(Saved entries)
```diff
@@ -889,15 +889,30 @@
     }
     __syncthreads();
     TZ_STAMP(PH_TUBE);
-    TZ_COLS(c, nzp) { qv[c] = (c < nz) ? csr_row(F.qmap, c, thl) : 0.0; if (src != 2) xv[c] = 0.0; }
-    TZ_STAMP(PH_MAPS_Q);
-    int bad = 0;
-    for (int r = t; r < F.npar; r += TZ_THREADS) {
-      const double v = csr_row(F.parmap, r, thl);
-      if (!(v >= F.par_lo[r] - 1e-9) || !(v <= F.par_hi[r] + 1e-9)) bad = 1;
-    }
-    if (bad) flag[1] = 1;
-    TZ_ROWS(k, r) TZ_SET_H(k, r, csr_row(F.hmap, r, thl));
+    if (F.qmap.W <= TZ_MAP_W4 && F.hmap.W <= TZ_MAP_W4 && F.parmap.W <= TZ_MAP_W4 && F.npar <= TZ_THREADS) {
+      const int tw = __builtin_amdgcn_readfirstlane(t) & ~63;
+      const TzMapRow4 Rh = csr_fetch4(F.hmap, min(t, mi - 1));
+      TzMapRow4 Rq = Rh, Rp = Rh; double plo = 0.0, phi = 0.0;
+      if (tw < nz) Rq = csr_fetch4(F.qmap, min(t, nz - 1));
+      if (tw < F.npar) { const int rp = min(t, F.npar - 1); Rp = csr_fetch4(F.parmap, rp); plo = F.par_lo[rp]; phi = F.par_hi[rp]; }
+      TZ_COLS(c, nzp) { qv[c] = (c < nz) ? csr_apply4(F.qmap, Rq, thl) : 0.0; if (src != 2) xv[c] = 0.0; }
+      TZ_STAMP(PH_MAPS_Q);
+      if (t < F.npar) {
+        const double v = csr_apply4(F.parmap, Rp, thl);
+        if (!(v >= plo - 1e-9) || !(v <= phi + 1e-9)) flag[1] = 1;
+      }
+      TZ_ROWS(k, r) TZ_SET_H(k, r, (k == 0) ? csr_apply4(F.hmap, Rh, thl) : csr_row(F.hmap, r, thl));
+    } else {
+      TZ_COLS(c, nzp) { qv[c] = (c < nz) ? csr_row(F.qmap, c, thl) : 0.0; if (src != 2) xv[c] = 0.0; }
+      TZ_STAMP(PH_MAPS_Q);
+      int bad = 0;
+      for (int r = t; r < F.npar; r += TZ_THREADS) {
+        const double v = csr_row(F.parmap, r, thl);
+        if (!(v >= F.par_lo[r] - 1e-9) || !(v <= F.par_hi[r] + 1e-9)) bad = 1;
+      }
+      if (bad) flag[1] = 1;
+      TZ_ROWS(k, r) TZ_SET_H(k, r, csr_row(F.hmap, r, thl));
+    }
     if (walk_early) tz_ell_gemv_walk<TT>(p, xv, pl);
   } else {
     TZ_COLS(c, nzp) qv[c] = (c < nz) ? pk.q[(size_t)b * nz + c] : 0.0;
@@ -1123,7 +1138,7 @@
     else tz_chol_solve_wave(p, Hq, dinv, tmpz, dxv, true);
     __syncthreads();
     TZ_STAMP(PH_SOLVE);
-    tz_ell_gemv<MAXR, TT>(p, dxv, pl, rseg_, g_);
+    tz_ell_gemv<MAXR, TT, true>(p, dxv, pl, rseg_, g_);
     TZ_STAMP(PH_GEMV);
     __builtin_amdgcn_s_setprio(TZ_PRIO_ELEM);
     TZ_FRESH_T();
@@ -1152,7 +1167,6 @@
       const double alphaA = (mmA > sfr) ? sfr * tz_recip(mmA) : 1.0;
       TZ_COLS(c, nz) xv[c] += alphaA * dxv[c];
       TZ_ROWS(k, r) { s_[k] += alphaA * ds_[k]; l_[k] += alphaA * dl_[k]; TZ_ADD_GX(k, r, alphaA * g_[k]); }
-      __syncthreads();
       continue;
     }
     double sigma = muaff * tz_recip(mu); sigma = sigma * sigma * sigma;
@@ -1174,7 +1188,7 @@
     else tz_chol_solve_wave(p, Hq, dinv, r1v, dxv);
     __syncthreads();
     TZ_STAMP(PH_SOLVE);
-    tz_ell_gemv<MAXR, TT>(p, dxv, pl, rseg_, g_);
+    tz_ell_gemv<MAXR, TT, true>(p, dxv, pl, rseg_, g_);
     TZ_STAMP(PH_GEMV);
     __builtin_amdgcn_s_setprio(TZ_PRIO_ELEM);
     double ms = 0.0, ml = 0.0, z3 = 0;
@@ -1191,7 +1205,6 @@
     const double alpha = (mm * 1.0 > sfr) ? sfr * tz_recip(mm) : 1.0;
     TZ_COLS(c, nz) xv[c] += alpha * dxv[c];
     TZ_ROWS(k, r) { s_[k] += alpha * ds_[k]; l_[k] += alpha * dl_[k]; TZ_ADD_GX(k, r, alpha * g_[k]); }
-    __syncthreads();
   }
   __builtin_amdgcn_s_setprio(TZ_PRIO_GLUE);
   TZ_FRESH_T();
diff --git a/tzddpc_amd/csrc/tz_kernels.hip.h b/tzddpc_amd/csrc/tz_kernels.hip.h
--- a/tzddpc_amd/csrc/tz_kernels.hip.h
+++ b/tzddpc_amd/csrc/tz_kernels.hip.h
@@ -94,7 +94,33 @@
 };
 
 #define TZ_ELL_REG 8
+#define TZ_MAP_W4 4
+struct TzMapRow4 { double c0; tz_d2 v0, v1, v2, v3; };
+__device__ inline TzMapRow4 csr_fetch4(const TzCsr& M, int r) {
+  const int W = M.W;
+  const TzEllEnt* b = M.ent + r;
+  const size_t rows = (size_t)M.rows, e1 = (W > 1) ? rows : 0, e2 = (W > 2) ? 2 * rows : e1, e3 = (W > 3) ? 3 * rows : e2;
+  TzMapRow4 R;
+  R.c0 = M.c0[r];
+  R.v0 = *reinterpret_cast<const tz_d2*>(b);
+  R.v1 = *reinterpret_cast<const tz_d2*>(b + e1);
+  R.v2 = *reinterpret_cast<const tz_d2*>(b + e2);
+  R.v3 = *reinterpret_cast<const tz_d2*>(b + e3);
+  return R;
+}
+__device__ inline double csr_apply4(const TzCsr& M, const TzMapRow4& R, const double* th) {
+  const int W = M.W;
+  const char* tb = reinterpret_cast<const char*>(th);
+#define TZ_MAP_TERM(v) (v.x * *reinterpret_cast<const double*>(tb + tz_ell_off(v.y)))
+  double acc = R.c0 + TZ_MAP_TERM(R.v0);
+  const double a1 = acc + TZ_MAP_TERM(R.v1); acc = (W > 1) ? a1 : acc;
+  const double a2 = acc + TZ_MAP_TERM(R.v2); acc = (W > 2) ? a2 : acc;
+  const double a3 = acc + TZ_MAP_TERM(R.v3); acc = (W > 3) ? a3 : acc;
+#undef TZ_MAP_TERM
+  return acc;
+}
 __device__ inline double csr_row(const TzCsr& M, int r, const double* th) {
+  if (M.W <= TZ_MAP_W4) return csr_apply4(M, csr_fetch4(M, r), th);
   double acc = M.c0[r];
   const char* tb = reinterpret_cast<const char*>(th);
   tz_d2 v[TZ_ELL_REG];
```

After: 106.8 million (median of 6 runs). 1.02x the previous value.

Your objective » Each entry above is to be copied out exactly.

Expected answer »
```diff
@@ -889,15 +889,30 @@
     }
     __syncthreads();
     TZ_STAMP(PH_TUBE);
-    TZ_COLS(c, nzp) { qv[c] = (c < nz) ? csr_row(F.qmap, c, thl) : 0.0; if (src != 2) xv[c] = 0.0; }
-    TZ_STAMP(PH_MAPS_Q);
-    int bad = 0;
-    for (int r = t; r < F.npar; r += TZ_THREADS) {
-      const double v = csr_row(F.parmap, r, thl);
-      if (!(v >= F.par_lo[r] - 1e-9) || !(v <= F.par_hi[r] + 1e-9)) bad = 1;
-    }
-    if (bad) flag[1] = 1;
-    TZ_ROWS(k, r) TZ_SET_H(k, r, csr_row(F.hmap, r, thl));
+    if (F.qmap.W <= TZ_MAP_W4 && F.hmap.W <= TZ_MAP_W4 && F.parmap.W <= TZ_MAP_W4 && F.npar <= TZ_THREADS) {
+      const int tw = __builtin_amdgcn_readfirstlane(t) & ~63;
+      const TzMapRow4 Rh = csr_fetch4(F.hmap, min(t, mi - 1));
+      TzMapRow4 Rq = Rh, Rp = Rh; double plo = 0.0, phi = 0.0;
+      if (tw < nz) Rq = csr_fetch4(F.qmap, min(t, nz - 1));
+      if (tw < F.npar) { const int rp = min(t, F.npar - 1); Rp = csr_fetch4(F.parmap, rp); plo = F.par_lo[rp]; phi = F.par_hi[rp]; }
+      TZ_COLS(c, nzp) { qv[c] = (c < nz) ? csr_apply4(F.qmap, Rq, thl) : 0.0; if (src != 2) xv[c] = 0.0; }
+      TZ_STAMP(PH_MAPS_Q);
+      if (t < F.npar) {
+        const double v = csr_apply4(F.parmap, Rp, thl);
+        if (!(v >= plo - 1e-9) || !(v <= phi + 1e-9)) flag[1] = 1;
+      }
+      TZ_ROWS(k, r) TZ_SET_H(k, r, (k == 0) ? csr_apply4(F.hmap, Rh, thl) : csr_row(F.hmap, r, thl));
+    } else {
+      TZ_COLS(c, nzp) { qv[c] = (c < nz) ? csr_row(F.qmap, c, thl) : 0.0; if (src != 2) xv[c] = 0.0; }
+      TZ_STAMP(PH_MAPS_Q);
+      int bad = 0;
+      for (int r = t; r < F.npar; r += TZ_THREADS) {
+        const double v = csr_row(F.parmap, r, thl);
+        if (!(v >= F.par_lo[r] - 1e-9) || !(v <= F.par_hi[r] + 1e-9)) bad = 1;
+      }
+      if (bad) flag[1] = 1;
+      TZ_ROWS(k, r) TZ_SET_H(k, r, csr_row(F.hmap, r, thl));
+    }
     if (walk_early) tz_ell_gemv_walk<TT>(p, xv, pl);
   } else {
     TZ_COLS(c, nzp) qv[c] = (c < nz) ? pk.q[(size_t)b * nz + c] : 0.0;
@@ -1123,7 +1138,7 @@
     else tz_chol_solve_wave(p, Hq, dinv, tmpz, dxv, true);
     __syncthreads();
     TZ_STAMP(PH_SOLVE);
-    tz_ell_gemv<MAXR, TT>(p, dxv, pl, rseg_, g_);
+    tz_ell_gemv<MAXR, TT, true>(p, dxv, pl, rseg_, g_);
     TZ_STAMP(PH_GEMV);
     __builtin_amdgcn_s_setprio(TZ_PRIO_ELEM);
     TZ_FRESH_T();
@@ -1152,7 +1167,6 @@
       const double alphaA = (mmA > sfr) ? sfr * tz_recip(mmA) : 1.0;
       TZ_COLS(c, nz) xv[c] += alphaA * dxv[c];
       TZ_ROWS(k, r) { s_[k] += alphaA * ds_[k]; l_[k] += alphaA * dl_[k]; TZ_ADD_GX(k, r, alphaA * g_[k]); }
-      __syncthreads();
       continue;
     }
     double sigma = muaff * tz_recip(mu); sigma = sigma * sigma * sigma;
@@ -1174,7 +1188,7 @@
     else tz_chol_solve_wave(p, Hq, dinv, r1v, dxv);
     __syncthreads();
     TZ_STAMP(PH_SOLVE);
-    tz_ell_gemv<MAXR, TT>(p, dxv, pl, rseg_, g_);
+    tz_ell_gemv<MAXR, TT, true>(p, dxv, pl, rseg_, g_);
     TZ_STAMP(PH_GEMV);
     __builtin_amdgcn_s_setprio(TZ_PRIO_ELEM);
     double ms = 0.0, ml = 0.0, z3 = 0;
@@ -1191,7 +1205,6 @@
     const double alpha = (mm * 1.0 > sfr) ? sfr * tz_recip(mm) : 1.0;
     TZ_COLS(c, nz) xv[c] += alpha * dxv[c];
     TZ_ROWS(k, r) { s_[k] += alpha * ds_[k]; l_[k] += alpha * dl_[k]; TZ_ADD_GX(k, r, alpha * g_[k]); }
-    __syncthreads();
   }
   __builtin_amdgcn_s_setprio(TZ_PRIO_GLUE);
   TZ_FRESH_T();
diff --git a/tzddpc_amd/csrc/tz_kernels.hip.h b/tzddpc_amd/csrc/tz_kernels.hip.h
--- a/tzddpc_amd/csrc/tz_kernels.hip.h
+++ b/tzddpc_amd/csrc/tz_kernels.hip.h
@@ -94,7 +94,33 @@
 };
 
 #define TZ_ELL_REG 8
+#define TZ_MAP_W4 4
+struct TzMapRow4 { double c0; tz_d2 v0, v1, v2, v3; };
+__device__ inline TzMapRow4 csr_fetch4(const TzCsr& M, int r) {
+  const int W = M.W;
+  const TzEllEnt* b = M.ent + r;
+  const size_t rows = (size_t)M.rows, e1 = (W > 1) ? rows : 0, e2 = (W > 2) ? 2 * rows : e1, e3 = (W > 3) ? 3 * rows : e2;
+  TzMapRow4 R;
+  R.c0 = M.c0[r];
+  R.v0 = *reinterpret_cast<const tz_d2*>(b);
+  R.v1 = *reinterpret_cast<const tz_d2*>(b + e1);
+  R.v2 = *reinterpret_cast<const tz_d2*>(b + e2);
+  R.v3 = *reinterpret_cast<const tz_d2*>(b + e3);
+  return R;
+}
+__device__ inline double csr_apply4(const TzCsr& M, const TzMapRow4& R, const double* th) {
+  const int W = M.W;
+  const char* tb = reinterpret_cast<const char*>(th);
+#define TZ_MAP_TERM(v) (v.x * *reinterpret_cast<const double*>(tb + tz_ell_off(v.y)))
+  double acc = R.c0 + TZ_MAP_TERM(R.v0);
+  const double a1 = acc + TZ_MAP_TERM(R.v1); acc = (W > 1) ? a1 : acc;
+  const double a2 = acc + TZ_MAP_TERM(R.v2); acc = (W > 2) ? a2 : acc;
+  const double a3 = acc + TZ_MAP_TERM(R.v3); acc = (W > 3) ? a3 : acc;
+#undef TZ_MAP_TERM
+  return acc;
+}
 __device__ inline double csr_row(const TzCsr& M, int r, const double* th) {
+  if (M.W <= TZ_MAP_W4) return csr_apply4(M, csr_fetch4(M, r), th);
   double acc = M.c0[r];
   const char* tb = reinterpret_cast<const char*>(th);
   tz_d2 v[TZ_ELL_REG];
```

After: 106.8 million (median of 6 runs). 1.02x the previous value.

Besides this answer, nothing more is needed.